▶ _WHAT TO DO_: The answer must consist of every line below containing "prepare".

▶ _MATERIAL SHOWN_:
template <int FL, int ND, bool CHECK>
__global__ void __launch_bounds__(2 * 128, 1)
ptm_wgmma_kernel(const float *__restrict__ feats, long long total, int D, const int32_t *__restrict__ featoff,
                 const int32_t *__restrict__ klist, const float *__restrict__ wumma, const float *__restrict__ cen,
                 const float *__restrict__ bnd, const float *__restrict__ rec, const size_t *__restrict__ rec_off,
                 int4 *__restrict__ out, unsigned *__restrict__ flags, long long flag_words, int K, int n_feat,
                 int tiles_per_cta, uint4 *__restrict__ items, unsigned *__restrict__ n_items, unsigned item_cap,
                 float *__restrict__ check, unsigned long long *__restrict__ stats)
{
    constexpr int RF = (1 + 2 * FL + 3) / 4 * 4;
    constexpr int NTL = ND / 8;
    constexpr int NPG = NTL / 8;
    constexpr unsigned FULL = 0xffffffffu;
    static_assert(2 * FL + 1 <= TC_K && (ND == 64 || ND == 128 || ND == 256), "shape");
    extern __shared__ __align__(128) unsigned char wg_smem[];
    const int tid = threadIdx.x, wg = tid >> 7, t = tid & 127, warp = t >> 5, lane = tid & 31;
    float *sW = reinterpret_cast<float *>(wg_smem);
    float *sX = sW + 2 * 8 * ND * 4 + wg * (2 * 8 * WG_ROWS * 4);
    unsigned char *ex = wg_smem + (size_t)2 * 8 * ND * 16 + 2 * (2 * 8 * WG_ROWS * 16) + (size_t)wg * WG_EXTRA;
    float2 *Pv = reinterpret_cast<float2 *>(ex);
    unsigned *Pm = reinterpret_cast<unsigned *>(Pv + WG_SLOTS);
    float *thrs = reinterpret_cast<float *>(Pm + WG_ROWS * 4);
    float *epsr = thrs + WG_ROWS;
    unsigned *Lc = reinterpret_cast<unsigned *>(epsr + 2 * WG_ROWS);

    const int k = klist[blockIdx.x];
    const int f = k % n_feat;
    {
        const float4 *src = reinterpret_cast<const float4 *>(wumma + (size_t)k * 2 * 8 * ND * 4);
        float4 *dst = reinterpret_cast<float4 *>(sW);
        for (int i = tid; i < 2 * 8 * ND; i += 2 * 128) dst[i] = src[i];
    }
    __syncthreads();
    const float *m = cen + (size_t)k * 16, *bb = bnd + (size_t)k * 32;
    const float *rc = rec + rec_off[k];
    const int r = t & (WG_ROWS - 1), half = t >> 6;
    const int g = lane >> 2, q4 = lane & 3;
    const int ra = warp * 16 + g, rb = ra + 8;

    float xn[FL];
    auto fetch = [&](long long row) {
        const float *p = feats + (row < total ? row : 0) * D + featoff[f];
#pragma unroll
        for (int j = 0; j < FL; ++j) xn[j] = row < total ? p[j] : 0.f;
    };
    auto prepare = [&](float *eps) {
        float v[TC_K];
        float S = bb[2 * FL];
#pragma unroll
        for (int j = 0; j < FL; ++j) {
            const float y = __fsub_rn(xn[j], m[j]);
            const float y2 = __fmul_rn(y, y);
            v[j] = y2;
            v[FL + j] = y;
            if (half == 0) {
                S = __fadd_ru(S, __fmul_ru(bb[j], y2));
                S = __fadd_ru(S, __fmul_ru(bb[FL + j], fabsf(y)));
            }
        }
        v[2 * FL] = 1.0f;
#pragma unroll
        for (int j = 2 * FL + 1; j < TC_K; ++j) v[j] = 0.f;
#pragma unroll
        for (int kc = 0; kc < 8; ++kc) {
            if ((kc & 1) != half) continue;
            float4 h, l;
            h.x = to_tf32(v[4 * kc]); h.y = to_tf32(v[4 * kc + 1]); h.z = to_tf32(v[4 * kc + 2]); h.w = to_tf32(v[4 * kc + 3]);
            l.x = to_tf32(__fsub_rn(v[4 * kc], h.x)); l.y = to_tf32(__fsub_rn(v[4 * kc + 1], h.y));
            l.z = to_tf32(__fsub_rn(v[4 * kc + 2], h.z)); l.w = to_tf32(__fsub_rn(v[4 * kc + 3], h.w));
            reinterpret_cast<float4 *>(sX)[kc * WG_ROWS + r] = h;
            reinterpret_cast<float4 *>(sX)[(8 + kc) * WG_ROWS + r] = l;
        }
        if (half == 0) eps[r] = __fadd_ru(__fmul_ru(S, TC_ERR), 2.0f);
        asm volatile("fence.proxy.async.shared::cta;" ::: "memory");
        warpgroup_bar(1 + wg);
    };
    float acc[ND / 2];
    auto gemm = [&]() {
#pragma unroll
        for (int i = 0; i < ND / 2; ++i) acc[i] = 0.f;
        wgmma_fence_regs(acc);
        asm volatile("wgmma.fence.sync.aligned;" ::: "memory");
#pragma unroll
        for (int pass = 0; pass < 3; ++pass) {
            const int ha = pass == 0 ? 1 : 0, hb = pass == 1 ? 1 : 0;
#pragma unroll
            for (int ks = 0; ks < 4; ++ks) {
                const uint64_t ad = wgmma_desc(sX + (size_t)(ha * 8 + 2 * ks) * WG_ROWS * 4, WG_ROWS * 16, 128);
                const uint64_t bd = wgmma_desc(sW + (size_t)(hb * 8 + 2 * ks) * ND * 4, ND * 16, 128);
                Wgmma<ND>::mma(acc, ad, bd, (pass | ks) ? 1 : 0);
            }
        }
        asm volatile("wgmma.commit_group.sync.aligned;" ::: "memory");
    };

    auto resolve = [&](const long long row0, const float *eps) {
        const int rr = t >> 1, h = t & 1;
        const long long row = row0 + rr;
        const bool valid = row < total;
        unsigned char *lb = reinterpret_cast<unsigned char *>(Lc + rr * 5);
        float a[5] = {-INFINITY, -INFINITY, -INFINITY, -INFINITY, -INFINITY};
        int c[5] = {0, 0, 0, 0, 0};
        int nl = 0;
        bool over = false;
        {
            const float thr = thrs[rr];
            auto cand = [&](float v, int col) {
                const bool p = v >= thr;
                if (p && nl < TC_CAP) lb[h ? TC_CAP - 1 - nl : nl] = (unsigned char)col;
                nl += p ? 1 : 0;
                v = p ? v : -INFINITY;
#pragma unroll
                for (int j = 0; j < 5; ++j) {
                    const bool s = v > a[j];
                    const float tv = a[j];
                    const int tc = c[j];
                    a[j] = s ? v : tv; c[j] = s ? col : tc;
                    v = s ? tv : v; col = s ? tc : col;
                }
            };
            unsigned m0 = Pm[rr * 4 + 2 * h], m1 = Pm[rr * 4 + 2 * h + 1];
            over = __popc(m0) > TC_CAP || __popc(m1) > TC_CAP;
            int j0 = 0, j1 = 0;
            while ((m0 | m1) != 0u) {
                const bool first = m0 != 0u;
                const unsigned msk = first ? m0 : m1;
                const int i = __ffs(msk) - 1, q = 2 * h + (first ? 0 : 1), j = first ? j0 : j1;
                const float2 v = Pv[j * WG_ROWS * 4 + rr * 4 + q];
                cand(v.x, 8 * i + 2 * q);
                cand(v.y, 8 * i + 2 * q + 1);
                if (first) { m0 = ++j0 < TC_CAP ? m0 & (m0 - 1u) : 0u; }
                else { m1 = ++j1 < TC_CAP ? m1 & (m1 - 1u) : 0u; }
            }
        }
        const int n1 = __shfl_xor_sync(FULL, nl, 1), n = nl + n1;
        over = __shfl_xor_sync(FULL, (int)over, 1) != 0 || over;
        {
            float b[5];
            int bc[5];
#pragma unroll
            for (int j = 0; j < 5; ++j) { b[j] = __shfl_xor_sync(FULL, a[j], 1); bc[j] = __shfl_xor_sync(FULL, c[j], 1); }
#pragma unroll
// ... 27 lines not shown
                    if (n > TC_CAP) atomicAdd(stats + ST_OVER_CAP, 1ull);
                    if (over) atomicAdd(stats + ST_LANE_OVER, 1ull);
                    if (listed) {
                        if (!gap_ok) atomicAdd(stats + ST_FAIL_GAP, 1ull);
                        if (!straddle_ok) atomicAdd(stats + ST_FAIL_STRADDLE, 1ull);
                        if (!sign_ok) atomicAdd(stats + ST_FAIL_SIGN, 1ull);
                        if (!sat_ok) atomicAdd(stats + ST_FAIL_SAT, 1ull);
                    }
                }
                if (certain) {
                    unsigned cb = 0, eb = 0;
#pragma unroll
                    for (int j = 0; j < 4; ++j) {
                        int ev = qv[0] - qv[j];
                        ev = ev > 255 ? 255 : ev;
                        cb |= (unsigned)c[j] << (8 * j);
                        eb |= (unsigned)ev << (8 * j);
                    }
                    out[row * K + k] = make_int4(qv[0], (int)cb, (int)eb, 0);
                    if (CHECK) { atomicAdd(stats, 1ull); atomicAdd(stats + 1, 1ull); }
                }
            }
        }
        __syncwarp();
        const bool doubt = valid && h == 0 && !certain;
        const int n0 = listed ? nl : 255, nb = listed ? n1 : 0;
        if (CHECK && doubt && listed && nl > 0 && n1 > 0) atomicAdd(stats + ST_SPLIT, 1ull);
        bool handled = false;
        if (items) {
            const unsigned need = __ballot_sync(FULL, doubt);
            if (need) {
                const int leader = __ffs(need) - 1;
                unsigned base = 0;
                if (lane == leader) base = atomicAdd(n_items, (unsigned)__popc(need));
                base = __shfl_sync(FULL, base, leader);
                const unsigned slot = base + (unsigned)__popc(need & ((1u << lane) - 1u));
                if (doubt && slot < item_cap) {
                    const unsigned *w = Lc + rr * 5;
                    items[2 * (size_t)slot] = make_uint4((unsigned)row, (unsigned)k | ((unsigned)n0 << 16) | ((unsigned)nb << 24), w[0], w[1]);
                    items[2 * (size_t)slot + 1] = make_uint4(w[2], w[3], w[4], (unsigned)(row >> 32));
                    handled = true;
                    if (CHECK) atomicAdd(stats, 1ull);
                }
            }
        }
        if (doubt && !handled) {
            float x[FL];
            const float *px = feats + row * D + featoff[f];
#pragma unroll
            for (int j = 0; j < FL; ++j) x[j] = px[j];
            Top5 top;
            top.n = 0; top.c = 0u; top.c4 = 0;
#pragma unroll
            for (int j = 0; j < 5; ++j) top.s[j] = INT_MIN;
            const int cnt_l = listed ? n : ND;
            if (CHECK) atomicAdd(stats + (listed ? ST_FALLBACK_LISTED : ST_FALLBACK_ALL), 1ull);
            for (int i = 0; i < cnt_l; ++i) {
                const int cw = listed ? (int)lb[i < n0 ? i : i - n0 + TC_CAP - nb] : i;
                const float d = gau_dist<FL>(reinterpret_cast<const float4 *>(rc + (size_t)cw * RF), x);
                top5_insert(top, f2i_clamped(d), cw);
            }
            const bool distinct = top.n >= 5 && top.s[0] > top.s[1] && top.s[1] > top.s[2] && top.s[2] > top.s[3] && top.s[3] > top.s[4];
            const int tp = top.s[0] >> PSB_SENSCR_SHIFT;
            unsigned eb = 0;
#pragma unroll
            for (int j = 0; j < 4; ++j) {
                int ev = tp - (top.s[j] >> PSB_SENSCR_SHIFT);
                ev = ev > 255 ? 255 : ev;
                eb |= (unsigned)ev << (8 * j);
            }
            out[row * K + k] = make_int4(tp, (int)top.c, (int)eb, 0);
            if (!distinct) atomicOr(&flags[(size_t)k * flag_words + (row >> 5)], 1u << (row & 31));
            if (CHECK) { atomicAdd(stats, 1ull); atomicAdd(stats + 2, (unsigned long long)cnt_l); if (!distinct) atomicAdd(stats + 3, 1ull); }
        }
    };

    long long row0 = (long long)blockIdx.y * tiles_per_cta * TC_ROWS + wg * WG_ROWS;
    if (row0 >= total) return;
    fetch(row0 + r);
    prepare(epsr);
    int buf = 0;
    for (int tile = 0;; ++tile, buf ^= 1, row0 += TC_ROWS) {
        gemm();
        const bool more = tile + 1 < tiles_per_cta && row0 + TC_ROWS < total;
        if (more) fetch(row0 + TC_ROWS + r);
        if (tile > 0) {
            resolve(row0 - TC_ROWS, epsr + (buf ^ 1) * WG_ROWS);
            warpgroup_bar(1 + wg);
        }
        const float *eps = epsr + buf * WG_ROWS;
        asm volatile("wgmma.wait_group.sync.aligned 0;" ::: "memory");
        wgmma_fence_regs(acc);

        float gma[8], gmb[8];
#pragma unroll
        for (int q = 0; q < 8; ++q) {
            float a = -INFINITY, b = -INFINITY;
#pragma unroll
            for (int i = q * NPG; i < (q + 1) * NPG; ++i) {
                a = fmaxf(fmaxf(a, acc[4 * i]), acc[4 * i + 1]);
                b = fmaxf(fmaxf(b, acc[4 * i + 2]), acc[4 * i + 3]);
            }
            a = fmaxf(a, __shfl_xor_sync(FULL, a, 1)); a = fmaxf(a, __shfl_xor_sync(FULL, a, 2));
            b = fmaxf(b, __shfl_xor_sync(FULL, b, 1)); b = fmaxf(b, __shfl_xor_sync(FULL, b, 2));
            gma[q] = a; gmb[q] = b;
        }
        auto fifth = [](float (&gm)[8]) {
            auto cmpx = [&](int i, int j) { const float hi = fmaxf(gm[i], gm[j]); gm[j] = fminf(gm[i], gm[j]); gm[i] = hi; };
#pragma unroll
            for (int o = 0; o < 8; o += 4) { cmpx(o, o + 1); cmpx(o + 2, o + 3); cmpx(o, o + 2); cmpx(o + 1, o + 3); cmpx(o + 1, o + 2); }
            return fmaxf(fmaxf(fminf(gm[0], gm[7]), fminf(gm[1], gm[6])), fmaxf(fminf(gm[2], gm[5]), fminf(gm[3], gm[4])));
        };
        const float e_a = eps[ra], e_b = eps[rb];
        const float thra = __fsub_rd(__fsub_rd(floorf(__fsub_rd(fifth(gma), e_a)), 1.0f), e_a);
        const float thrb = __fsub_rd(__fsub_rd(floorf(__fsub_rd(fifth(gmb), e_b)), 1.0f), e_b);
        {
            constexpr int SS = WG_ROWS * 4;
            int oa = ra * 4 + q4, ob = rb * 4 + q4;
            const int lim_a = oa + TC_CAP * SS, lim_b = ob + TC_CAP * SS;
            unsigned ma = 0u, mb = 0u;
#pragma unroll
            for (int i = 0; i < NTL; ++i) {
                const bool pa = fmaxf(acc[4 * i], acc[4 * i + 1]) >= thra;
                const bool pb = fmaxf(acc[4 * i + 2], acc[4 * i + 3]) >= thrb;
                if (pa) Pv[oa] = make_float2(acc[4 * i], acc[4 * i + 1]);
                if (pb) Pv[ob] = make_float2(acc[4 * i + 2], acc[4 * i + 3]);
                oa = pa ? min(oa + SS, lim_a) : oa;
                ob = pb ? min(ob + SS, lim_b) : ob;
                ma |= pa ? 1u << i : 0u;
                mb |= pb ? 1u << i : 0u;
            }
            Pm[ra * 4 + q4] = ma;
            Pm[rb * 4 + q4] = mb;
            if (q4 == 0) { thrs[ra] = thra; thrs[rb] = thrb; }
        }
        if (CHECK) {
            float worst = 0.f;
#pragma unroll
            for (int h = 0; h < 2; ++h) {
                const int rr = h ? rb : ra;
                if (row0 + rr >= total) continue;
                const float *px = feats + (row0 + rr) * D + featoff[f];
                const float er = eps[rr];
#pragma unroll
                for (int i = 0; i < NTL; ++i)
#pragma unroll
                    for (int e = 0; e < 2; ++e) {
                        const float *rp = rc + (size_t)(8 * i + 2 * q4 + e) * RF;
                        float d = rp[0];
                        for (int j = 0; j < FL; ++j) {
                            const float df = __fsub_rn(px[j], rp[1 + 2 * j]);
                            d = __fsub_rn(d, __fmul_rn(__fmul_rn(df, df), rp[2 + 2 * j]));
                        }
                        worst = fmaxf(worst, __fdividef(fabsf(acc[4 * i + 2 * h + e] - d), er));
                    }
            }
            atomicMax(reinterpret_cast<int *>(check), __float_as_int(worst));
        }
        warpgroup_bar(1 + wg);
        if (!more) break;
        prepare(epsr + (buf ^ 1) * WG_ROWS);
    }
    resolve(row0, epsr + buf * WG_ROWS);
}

▶ _OUTPUT OF THE EXERCISE_:
    auto prepare = [&](float *eps) {
    prepare(epsr);
        prepare(epsr + (buf ^ 1) * WG_ROWS);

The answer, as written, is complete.